Essentially the problem is that Facebook displays very different amounts of data depending on who is logged in, and what the privacy settings of the account are. For instance, try opening the following three links, both in a browser where you are logged into Facebook, and one where you are not:
[REDACTED LINKS DUE TO PRIVACY CONCERNS]
As you can see, Facebook loads the data in both cases for the first link, but only gets data for the second link if you are logged in (to ANY account). The third link displays city when you are logged in, but only displays other information when you are not.
The reason this is extremely problematic (and related to Python) is that when trying to scrape the page with Beautiful Soup or Mechanize, I cannot figure out how to get the program to "pretend" that I am logged into an account. This means that I can easily grab data off the first type of link (of which there are less than 10), but I cannot get city off the second or third type. So far I've tried a number of solutions with little success.
Here's some sample code that works correctly for the first type, but not for other types:
import mechanize
import re
import csv
user_info = []
fb_url = 'http://www.facebook.com/100004210542493'
br = mechanize.Browser()
br.set_handle_robots(False)
br.open(fb_url)
all_html = br.response().get_data()
print all_html
city = re.search('fsl fwb fcb">(.+?)</a></div><div class="aboutSubtitle fsm fwn fcg', all_html).group(1)

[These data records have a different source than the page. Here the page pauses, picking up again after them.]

template <typename DepthT, int VEC, bool PINHOLE, bool STRIDED, bool LAZY = true, typename Hook = NoHook>
__device__ __forceinline__ bool view_pack(const IntegrateParams &p, const IntegrateParams *p_rare, const DepthT *__restrict__ depth, int x,
                                          int y, int z0, float (&ms)[VEC], bool (&upd)[VEC], Hook &&after_gathers = NoHook()) {
    constexpr int ZS = STRIDED ? 64 : 1;
    constexpr int NC = PINHOLE ? 3 : 4;
    const unsigned ulim = (unsigned)(p.W - 1) << kFixShift;
    const unsigned vlim = (unsigned)(p.H - 1) << kFixShift;
    double base[NC];
    {
        const double xf = (double)x, yf = (double)y, zf = (double)z0;
#pragma unroll
        for (int r = 0; r < NC; ++r)
            base[r] = __builtin_fma(p.Az[r], zf, __builtin_fma(p.Ax[r], xf, __builtin_fma(p.Ay[r], yf, p.Ac[r])));
    }
    const double p2_last = __builtin_fma(p.Az[2], (double)((VEC - 1) * ZS), base[2]);
    const bool pack_singular = !((fabs(base[2]) > 1e-6) & (fabs(p2_last) > 1e-6) & ((base[2] > 0.0) == (p2_last > 0.0)));

    double l2v[VEC];
    float l2f[VEC];
    unsigned pix[VEC];
    bool inside[VEC], amb[VEC];
    double rinv[VEC];
    if (VEC == 4) {
        double d[4];
#pragma unroll
        for (int j = 0; j < 4; ++j) d[j] = __builtin_fma(p.Az[2], (double)(j * ZS), base[2]);
        const double d01 = d[0] * d[1], d23 = d[2] * d[3];
        const double rall = rcp_nr1(d01 * d23);
        const double r01 = rall * d23, r23 = rall * d01;
        rinv[0] = r01 * d[1]; rinv[1] = r01 * d[0]; rinv[2 % VEC] = r23 * d[3 % VEC]; rinv[3 % VEC] = r23 * d[2 % VEC];
    } else {
#pragma unroll
        for (int j = 0; j < VEC; ++j) rinv[j] = rcp_nr1(__builtin_fma(p.Az[2], (double)(j * ZS), base[2]));
    }
#pragma unroll
    for (int j = 0; j < VEC; ++j) {
        const double jf = (double)(j * ZS);
        const double p0 = __builtin_fma(p.Az[0], jf, base[0]);
        const double p1 = __builtin_fma(p.Az[1], jf, base[1]);
        const double p2 = __builtin_fma(p.Az[2], jf, base[2]);
        l2v[j] = PINHOLE ? p2 : __builtin_fma(p.Az[NC - 1], jf, base[NC - 1]);
        l2f[j] = (float)l2v[j];
        const double r = rinv[j];
        const int qu = cvt_i32_sat(p0 * r);
        const int qv = cvt_i32_sat(p1 * r);
        const unsigned du = (unsigned)((qu + kFixBand) & (kFixHalf - 1));
        const unsigned dv = (unsigned)((qv + kFixBand) & (kFixHalf - 1));
        amb[j] = pack_singular | ((du < dv ? du : dv) <= 2u * kFixBand);
        inside[j] = ((unsigned)qu < ulim) & ((unsigned)qv < vlim);
        const int ui = (qu + kFixHalf) >> kFixShift;
        const int vi = (qv + kFixHalf) >> kFixShift;
        pix[j] = inside[j] ? (unsigned)(__mul24(vi, p.W) + ui) : 0u;
    }
    DepthT dval[VEC];
#pragma unroll
    for (int j = 0; j < VEC; ++j) dval[j] = depth[pix[j]];
    {
        bool any_inside = false;
#pragma unroll
        for (int j = 0; j < VEC; ++j) any_inside = any_inside | inside[j] | amb[j];
        after_gathers(any_inside);
    }
    bool any = false;
#pragma unroll
    for (int j = 0; j < VEC; ++j) {
        const float zdf = -(float)dval[j];
        const bool hit = inside[j] & (zdf > 0.0f);
        bool ok, redo, freespace;
        if (PINHOLE) {
            const float d32 = zdf - (l2f[j] - p.tdist_f);
            const float band = fmaf(fabsf(l2f[j]), 2e-6f, 1e-5f);
            ok = hit & (d32 > 0.0f);
            redo = amb[j] | (hit & (fabsf(d32) <= band));
            freespace = d32 > 2.0f * p.tdist_f + band;
        } else {
            ok = hit;
            redo = amb[j];
            freespace = false;
        }
        float m = p.ts_f;
        if (__builtin_expect(redo, 0)) {
            double sd;
            ok = exact_voxel_rare<DepthT, PINHOLE, LAZY>(p_rare, depth, x, y, z0 + j * ZS, sd);
            m = (float)((sd < p.tdist ? sd : p.tdist) * p.inv_scale);
        } else if (ok & !freespace) {
            double cz = -(double)dval[j];
            if (!PINHOLE) {
                const double jf = (double)(j * ZS);
                const double r = rcp_nr1(__builtin_fma(p.Az[2], jf, base[2])) * (1.0 / (double)kFixOne);
                const double u = __builtin_fma(p.Az[0], jf, base[0]) * r;
                const double v = __builtin_fma(p.Az[1], jf, base[1]) * r;
                cz = __builtin_fma(p.Kinv.m[6] * cz, u, __builtin_fma(p.Kinv.m[7] * cz, v, p.Kinv.m[8] * cz));
            }
            const double sd = cz - l2v[j];
            if (!PINHOLE) {
                const double margin = sd + p.tdist;
                ok = margin > 0.0;
                if (fabs(margin) < 1e-7) ok = exact_voxel_rare<DepthT, PINHOLE, LAZY>(p_rare, depth, x, y, z0 + j * ZS, cz);
            }
            m = (float)((sd < p.tdist ? sd : p.tdist) * p.inv_scale);
        }
        ok = ok & (z0 + j * ZS < p.Z);
        ms[j] = m;
        upd[j] = ok;
        any = any | ok;
    }
    return any;
}

template <int VEC>
__device__ __forceinline__ void apply_pack(Pack<float, VEC> &t, Pack<float, VEC> &w, const float (&ms)[VEC], const bool (&upd)[VEC],
                                           float wmax_f) {
#pragma unroll
    for (int j = 0; j < VEC; ++j) {
        const float wt = w.v[j];
        const float d = wt + 1.0f;
        const float n = fmaf(t.v[j], wt, ms[j]);
        const float r = __builtin_amdgcn_rcpf(d);
        float q = n * r;
        q = fmaf(fmaf(-d, q, n), r, q);
        t.v[j] = upd[j] ? q : t.v[j];
        w.v[j] = upd[j] ? fminf(d, wmax_f) : wt;
    }
}

template <typename DepthT, int VEC, bool PINHOLE, bool STRIDED>
__global__ __launch_bounds__(256) void integrate_depth_kernel(float *__restrict__ tsdf,
                                                               float *__restrict__ tsdf_w,
                                                               const DepthT *__restrict__ depth,
                                                               const IntegrateParams p) {
    int y, zp;
    pack_coords(p, y, zp);
    if (y >= p.Y) return;
    const int lane = threadIdx.x & 63;
    const int z0 = STRIDED ? (zp - lane) * VEC + lane : zp * VEC;
    constexpr int ZS = STRIDED ? 64 : 1;
    const int xl_end = min(p.nx, (int)(blockIdx.y + 1) * p.planes_per_block);
    for (int xl = blockIdx.y * p.planes_per_block; xl < xl_end; ++xl) {
        float ms[VEC];
        bool upd[VEC];
        if (!view_pack<DepthT, VEC, PINHOLE, STRIDED>(p, kernarg_params(kParamsAfterThreePointers), depth, p.x0 + xl, y, z0, ms, upd)) continue;
        const size_t off = ((size_t)xl * p.Y + y) * p.Z + z0;
        using P = Pack<float, VEC>;
        P t, w;
        if (STRIDED) {
#pragma unroll
            for (int j = 0; j < VEC; ++j) { t.v[j] = tsdf[off + j * ZS]; w.v[j] = tsdf_w[off + j * ZS]; }
        } else {
            t = *reinterpret_cast<const P *>(tsdf + off);
            w = *reinterpret_cast<const P *>(tsdf_w + off);
        }
        apply_pack<VEC>(t, w, ms, upd, p.wmax_f);
        if (STRIDED) {
#pragma unroll
            for (int j = 0; j < VEC; ++j) {
                if (upd[j]) { tsdf[off + j * ZS] = t.v[j]; tsdf_w[off + j * ZS] = w.v[j]; }
            }
        } else {
            *reinterpret_cast<P *>(tsdf + off) = t;
            *reinterpret_cast<P *>(tsdf_w + off) = w;
        }
    }
}

template <typename DepthT, bool PINHOLE>
__global__ __launch_bounds__(256) void integrate_depth_rows_early_kernel(float *__restrict__ tsdf, float *__restrict__ tsdf_w,
                                                                          const DepthT *__restrict__ depth, const IntegrateParams p) {
    int y, zp;
    pack_coords(p, y, zp);
    if (y >= p.Y) return;
    const int z0 = zp * 4;
    const int xl = blockIdx.y;
    float ms[4];
    bool upd[4];
    const size_t off = ((size_t)xl * p.Y + y) * p.Z + z0;
    using P = Pack<float, 4>;
    P t, w;
    bool loaded = false;
    const bool any = view_pack<DepthT, 4, PINHOLE, false>(p, kernarg_params(kParamsAfterThreePointers), depth, p.x0 + xl, y, z0, ms, upd, [&](bool any_inside) {
        if (any_inside) {
            t = *reinterpret_cast<const P *>(tsdf + off);
            w = *reinterpret_cast<const P *>(tsdf_w + off);
            loaded = true;
        }
    });
    if (!any) return;
    if (!loaded) {
        t = *reinterpret_cast<const P *>(tsdf + off);
        w = *reinterpret_cast<const P *>(tsdf_w + off);
    }
    apply_pack<4>(t, w, ms, upd, p.wmax_f);
    *reinterpret_cast<P *>(tsdf + off) = t;
    *reinterpret_cast<P *>(tsdf_w + off) = w;
}

constexpr int kMaxViews = 16;
struct ViewPtrs {
    const void *depth[kMaxViews];
    int n;
};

user_info = [fb_url, city]
print user_info
I also have a version that uses Beautiful Soup. If anyone has any ideas on how to get around this, I would be extremely grateful. Thank you!
The right way to do this is to use the facebook API. For various business, security, and privacy reasons they go out of their way to make scraping data tricky.
If you insist on scraping I would try to log in first using mechanize to submit the form. I've never tried to do this with facebook, but alot of websites have easier to parse versions intended for mobile users at m.site.com.